**WORK REQUEST:** Wherever a line holds the word "phase", copy that line from the data.

**SUPPLIED MATERIAL:**
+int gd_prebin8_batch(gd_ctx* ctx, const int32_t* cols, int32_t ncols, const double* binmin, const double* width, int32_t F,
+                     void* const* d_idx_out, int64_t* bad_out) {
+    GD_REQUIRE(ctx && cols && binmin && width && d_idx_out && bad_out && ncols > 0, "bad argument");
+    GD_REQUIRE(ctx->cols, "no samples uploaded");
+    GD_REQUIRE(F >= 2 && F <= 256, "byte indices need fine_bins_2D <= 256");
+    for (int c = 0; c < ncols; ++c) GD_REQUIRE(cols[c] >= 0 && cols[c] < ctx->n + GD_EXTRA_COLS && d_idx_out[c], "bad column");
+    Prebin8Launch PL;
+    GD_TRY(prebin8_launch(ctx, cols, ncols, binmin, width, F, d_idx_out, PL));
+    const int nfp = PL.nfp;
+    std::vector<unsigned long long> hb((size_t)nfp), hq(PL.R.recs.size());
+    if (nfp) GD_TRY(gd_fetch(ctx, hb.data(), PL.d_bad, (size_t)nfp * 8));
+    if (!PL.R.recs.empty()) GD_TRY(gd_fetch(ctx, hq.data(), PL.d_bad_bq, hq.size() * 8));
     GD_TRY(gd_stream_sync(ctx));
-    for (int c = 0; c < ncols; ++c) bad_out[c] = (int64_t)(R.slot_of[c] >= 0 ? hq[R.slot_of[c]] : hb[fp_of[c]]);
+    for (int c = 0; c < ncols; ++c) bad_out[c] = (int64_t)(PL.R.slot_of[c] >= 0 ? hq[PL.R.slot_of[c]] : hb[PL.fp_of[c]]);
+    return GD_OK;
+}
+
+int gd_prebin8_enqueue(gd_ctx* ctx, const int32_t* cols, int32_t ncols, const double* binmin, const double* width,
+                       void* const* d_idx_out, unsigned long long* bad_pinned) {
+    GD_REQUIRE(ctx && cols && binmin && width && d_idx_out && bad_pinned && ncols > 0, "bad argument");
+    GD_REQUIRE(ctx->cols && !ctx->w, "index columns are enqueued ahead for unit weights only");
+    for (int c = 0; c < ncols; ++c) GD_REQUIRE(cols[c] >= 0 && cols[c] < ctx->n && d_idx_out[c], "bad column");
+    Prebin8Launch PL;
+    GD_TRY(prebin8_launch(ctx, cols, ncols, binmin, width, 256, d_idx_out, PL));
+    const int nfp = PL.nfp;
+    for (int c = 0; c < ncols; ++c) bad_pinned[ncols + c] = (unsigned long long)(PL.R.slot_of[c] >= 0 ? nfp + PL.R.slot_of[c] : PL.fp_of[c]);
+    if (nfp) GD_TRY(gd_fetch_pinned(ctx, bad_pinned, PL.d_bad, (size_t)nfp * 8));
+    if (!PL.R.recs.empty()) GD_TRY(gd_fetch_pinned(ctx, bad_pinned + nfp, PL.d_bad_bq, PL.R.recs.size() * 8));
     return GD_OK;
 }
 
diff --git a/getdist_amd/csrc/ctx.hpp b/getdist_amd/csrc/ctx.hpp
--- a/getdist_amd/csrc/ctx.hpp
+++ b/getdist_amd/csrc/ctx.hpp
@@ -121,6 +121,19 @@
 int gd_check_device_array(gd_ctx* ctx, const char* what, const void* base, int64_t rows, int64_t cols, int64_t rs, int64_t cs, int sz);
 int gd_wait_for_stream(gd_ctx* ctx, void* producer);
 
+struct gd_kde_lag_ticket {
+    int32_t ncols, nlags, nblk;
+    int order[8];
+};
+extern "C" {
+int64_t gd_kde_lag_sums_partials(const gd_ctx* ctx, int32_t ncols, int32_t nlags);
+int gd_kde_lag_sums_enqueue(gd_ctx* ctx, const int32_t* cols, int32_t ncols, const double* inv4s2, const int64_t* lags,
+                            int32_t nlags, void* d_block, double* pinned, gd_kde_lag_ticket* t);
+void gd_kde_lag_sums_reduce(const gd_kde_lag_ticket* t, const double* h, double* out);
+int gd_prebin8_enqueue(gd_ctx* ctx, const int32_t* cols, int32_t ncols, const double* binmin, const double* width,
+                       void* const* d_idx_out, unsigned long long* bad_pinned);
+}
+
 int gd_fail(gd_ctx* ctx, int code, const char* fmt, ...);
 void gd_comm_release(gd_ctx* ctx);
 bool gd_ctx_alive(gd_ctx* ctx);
...
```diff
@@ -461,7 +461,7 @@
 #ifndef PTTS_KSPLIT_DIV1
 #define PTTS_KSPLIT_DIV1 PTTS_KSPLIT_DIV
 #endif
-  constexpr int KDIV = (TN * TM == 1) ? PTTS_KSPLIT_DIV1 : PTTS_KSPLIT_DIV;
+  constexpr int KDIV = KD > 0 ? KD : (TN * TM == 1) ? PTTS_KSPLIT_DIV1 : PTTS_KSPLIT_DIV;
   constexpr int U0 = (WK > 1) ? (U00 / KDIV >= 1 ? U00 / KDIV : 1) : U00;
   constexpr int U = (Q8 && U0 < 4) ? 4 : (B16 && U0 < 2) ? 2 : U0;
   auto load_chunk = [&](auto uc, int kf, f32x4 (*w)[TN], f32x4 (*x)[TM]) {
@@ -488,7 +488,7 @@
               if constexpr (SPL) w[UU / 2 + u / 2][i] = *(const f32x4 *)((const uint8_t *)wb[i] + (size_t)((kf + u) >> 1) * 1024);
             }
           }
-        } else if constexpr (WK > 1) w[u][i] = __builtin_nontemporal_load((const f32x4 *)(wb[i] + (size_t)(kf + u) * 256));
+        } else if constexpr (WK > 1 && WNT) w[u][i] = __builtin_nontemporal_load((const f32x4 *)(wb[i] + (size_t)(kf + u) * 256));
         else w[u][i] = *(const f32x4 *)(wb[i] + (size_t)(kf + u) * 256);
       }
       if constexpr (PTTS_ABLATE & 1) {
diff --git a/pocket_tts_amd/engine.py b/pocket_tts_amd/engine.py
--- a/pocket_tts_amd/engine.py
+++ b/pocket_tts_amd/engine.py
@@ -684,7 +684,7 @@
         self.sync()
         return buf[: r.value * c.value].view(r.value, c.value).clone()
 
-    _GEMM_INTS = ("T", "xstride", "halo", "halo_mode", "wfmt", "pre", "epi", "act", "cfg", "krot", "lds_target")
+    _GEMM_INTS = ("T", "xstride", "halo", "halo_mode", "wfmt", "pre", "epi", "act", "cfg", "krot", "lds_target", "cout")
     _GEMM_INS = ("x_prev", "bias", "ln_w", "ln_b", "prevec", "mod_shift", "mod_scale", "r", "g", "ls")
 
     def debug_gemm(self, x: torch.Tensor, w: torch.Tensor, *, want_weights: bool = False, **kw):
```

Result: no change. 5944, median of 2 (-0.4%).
--
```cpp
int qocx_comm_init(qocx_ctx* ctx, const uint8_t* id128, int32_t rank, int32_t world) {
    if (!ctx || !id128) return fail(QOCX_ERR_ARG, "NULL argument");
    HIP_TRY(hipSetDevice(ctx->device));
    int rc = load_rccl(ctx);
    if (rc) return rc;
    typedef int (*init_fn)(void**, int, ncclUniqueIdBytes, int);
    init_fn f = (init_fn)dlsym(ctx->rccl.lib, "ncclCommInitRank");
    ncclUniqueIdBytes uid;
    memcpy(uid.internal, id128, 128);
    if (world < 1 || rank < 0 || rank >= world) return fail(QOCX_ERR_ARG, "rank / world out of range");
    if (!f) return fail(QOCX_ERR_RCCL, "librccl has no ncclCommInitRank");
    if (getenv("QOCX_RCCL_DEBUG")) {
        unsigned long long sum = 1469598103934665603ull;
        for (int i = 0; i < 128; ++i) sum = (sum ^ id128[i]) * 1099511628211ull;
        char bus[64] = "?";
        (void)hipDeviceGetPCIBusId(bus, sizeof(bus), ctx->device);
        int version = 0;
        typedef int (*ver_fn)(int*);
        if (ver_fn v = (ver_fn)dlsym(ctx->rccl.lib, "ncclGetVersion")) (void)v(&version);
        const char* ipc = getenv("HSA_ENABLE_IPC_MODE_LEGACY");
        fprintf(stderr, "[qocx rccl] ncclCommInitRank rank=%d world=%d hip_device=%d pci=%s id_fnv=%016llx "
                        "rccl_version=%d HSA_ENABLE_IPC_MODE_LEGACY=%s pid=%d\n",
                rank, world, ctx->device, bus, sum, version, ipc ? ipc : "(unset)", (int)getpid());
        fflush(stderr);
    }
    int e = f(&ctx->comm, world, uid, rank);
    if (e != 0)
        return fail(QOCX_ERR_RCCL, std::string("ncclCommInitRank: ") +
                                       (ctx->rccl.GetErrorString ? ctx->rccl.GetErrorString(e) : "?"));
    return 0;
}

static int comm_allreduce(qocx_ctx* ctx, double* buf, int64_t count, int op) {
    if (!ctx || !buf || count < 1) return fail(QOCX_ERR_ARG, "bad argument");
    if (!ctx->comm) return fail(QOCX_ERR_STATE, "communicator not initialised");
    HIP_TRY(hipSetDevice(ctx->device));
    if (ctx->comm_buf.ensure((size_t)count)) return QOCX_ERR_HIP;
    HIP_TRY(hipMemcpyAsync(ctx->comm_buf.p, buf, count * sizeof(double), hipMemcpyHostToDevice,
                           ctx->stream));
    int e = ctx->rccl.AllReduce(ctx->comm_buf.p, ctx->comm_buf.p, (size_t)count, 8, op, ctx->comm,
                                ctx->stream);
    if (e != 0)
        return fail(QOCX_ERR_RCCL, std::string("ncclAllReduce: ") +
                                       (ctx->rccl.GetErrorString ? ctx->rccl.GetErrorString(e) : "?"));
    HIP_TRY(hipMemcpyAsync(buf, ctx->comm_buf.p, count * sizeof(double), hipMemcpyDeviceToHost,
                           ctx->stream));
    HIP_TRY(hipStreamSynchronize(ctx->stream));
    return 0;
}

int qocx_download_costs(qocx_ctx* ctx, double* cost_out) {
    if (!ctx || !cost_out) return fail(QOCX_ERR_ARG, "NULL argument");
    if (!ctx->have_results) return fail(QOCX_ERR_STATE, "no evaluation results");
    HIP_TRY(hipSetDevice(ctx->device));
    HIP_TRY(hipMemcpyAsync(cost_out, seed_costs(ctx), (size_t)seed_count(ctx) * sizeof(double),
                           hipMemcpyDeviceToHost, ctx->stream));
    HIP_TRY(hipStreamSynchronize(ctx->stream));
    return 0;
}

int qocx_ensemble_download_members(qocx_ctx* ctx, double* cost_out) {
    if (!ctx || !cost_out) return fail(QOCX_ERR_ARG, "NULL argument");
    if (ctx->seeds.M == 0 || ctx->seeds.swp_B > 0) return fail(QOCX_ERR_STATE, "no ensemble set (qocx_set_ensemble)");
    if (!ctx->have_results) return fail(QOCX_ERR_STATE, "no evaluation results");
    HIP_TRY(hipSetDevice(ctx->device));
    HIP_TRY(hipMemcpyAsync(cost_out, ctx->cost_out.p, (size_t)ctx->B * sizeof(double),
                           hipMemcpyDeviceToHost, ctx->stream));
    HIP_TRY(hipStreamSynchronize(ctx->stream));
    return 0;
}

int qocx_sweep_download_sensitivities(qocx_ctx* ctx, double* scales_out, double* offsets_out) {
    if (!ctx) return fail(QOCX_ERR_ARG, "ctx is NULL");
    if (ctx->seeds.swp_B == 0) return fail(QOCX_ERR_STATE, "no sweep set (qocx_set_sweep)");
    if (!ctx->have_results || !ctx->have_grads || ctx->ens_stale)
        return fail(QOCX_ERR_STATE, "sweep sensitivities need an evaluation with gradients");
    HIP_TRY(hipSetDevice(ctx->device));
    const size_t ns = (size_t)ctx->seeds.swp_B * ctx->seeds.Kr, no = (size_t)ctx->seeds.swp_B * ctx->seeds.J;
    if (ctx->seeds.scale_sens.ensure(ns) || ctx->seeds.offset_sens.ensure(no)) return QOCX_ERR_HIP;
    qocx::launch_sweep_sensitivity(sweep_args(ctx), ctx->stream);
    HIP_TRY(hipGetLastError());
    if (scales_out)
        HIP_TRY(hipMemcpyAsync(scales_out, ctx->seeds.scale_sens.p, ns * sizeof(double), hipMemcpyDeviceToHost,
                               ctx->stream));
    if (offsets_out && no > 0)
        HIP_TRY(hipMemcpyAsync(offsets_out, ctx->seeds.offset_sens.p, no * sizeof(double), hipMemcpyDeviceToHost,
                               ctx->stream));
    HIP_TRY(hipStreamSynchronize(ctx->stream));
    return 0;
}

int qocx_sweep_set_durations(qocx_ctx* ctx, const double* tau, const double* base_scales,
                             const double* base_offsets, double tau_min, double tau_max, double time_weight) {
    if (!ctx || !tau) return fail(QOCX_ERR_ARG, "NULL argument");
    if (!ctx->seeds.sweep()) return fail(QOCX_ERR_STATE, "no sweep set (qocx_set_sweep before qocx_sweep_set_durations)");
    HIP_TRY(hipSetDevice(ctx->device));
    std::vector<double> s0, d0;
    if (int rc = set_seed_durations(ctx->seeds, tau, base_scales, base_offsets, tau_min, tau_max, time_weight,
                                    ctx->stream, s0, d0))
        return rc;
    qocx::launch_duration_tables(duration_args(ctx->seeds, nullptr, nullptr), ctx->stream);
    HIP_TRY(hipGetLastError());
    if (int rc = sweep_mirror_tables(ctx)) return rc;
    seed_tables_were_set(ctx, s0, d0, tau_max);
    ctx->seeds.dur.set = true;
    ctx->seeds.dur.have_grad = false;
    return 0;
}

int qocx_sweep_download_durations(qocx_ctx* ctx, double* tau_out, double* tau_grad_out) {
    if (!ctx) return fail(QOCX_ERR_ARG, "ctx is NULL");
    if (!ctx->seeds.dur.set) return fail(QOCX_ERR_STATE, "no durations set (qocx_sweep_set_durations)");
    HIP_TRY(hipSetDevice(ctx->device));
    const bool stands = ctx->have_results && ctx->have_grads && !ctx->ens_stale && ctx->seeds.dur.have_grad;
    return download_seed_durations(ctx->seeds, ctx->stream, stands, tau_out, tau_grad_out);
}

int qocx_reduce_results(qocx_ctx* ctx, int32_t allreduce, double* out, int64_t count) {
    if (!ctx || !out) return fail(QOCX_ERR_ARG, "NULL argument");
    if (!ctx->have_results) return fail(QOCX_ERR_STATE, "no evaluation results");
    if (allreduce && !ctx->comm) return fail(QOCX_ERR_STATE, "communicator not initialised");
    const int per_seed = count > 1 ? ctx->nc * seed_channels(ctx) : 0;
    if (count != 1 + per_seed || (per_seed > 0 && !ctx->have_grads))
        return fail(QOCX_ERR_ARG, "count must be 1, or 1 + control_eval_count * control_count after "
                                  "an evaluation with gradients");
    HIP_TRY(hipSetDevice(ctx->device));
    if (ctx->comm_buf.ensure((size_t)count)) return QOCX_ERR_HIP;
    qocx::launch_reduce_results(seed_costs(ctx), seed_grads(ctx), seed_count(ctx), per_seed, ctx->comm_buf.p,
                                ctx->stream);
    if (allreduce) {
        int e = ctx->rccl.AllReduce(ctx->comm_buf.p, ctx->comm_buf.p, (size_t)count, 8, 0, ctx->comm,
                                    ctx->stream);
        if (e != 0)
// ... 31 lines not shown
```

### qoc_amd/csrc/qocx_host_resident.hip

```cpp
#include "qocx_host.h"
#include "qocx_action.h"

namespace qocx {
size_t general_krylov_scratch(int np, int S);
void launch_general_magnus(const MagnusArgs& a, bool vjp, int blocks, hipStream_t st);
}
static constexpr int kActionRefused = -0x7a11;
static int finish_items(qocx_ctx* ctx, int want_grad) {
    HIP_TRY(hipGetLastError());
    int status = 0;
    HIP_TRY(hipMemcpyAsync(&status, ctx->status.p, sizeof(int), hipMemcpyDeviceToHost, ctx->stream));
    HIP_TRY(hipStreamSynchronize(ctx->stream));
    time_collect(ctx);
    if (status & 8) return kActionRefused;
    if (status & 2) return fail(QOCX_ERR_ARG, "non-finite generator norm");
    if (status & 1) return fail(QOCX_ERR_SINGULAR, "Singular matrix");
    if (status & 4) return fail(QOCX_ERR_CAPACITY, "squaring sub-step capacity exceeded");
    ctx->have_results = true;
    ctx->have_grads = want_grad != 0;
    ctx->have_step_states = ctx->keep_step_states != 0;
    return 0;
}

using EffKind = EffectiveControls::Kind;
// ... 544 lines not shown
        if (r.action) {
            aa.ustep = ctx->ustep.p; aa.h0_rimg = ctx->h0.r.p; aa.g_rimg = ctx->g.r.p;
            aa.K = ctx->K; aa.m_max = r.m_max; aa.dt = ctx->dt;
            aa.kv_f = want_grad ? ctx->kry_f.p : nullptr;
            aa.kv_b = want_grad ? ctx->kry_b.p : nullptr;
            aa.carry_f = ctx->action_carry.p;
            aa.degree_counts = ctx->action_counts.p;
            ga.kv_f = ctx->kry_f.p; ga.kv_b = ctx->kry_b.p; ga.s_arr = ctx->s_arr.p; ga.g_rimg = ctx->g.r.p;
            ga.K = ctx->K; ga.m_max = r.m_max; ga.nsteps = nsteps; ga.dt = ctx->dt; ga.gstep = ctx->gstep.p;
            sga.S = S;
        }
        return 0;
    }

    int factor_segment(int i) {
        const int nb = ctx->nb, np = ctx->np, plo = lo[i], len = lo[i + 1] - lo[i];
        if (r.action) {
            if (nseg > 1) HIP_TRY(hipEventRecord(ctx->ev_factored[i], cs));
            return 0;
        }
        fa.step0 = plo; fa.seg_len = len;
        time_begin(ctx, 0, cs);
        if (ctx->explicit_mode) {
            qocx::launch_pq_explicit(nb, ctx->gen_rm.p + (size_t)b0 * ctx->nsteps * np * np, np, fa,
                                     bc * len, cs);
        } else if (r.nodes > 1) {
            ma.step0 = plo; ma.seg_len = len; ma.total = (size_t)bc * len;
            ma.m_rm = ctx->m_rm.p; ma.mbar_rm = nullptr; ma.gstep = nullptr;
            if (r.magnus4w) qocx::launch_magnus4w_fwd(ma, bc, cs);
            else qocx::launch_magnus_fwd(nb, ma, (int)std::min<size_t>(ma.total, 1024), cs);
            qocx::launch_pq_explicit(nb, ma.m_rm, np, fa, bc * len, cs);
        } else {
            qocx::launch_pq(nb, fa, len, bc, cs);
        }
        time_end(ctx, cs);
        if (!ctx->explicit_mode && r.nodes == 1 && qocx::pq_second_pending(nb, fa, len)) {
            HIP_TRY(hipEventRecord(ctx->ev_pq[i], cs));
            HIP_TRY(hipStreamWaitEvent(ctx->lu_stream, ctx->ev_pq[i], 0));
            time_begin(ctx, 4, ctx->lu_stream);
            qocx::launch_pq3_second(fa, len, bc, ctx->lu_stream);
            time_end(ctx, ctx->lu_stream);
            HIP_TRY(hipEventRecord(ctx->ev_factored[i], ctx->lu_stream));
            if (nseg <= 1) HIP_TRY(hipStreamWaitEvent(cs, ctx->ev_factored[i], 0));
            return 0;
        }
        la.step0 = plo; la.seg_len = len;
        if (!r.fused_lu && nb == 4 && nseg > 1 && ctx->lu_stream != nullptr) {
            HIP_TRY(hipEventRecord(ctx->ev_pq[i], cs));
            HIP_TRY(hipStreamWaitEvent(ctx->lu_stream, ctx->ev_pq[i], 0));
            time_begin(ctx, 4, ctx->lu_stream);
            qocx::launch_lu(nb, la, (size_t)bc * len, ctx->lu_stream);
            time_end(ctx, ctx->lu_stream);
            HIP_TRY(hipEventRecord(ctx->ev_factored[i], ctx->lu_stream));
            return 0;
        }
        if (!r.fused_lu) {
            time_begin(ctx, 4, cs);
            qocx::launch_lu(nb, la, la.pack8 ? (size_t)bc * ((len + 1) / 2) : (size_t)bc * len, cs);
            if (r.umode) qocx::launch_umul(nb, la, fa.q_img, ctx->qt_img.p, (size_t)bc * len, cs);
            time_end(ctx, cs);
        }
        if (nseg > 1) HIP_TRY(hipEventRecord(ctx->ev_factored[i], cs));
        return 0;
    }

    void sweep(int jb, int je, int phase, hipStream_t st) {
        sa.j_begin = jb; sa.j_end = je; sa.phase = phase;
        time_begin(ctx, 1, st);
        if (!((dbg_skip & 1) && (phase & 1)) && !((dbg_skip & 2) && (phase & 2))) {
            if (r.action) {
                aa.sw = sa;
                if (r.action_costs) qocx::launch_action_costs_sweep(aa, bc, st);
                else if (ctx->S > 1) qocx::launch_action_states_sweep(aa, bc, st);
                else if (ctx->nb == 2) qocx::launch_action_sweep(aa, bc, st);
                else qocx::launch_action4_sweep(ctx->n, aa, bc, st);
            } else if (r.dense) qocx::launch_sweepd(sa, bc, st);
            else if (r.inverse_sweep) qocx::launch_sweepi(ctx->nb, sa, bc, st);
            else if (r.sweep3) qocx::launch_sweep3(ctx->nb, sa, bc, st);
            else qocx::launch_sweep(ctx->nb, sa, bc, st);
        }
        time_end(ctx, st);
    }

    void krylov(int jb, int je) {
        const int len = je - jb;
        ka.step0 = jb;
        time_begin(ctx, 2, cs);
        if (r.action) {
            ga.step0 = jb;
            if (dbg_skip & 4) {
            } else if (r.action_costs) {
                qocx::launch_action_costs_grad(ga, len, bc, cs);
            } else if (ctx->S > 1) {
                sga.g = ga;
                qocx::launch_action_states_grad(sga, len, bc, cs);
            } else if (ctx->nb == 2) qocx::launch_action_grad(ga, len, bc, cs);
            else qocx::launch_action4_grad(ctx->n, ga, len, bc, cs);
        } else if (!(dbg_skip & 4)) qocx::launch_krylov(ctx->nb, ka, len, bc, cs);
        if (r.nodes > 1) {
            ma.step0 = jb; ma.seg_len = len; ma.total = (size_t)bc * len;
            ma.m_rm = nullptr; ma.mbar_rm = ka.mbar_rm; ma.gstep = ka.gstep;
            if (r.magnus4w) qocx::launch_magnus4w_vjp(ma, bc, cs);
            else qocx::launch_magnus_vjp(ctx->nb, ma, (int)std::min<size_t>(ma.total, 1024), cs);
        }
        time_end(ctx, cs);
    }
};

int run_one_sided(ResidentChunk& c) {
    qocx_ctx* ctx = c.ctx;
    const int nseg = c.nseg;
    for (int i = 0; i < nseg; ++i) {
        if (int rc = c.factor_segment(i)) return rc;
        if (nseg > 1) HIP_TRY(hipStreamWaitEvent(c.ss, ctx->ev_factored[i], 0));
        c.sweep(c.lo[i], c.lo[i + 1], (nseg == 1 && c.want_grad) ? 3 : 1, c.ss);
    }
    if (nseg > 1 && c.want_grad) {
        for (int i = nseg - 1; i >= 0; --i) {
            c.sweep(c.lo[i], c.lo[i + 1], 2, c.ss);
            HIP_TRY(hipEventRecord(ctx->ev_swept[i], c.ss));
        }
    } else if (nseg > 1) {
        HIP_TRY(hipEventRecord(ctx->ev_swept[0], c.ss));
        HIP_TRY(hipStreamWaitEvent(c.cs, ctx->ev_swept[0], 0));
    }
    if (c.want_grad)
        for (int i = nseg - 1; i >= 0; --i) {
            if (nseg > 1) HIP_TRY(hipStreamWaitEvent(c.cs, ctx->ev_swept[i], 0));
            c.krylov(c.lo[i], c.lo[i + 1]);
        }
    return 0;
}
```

**ANSWER TO THIS TASK:**
    void sweep(int jb, int je, int phase, hipStream_t st) {
        sa.j_begin = jb; sa.j_end = je; sa.phase = phase;
        if (!((dbg_skip & 1) && (phase & 1)) && !((dbg_skip & 2) && (phase & 2))) {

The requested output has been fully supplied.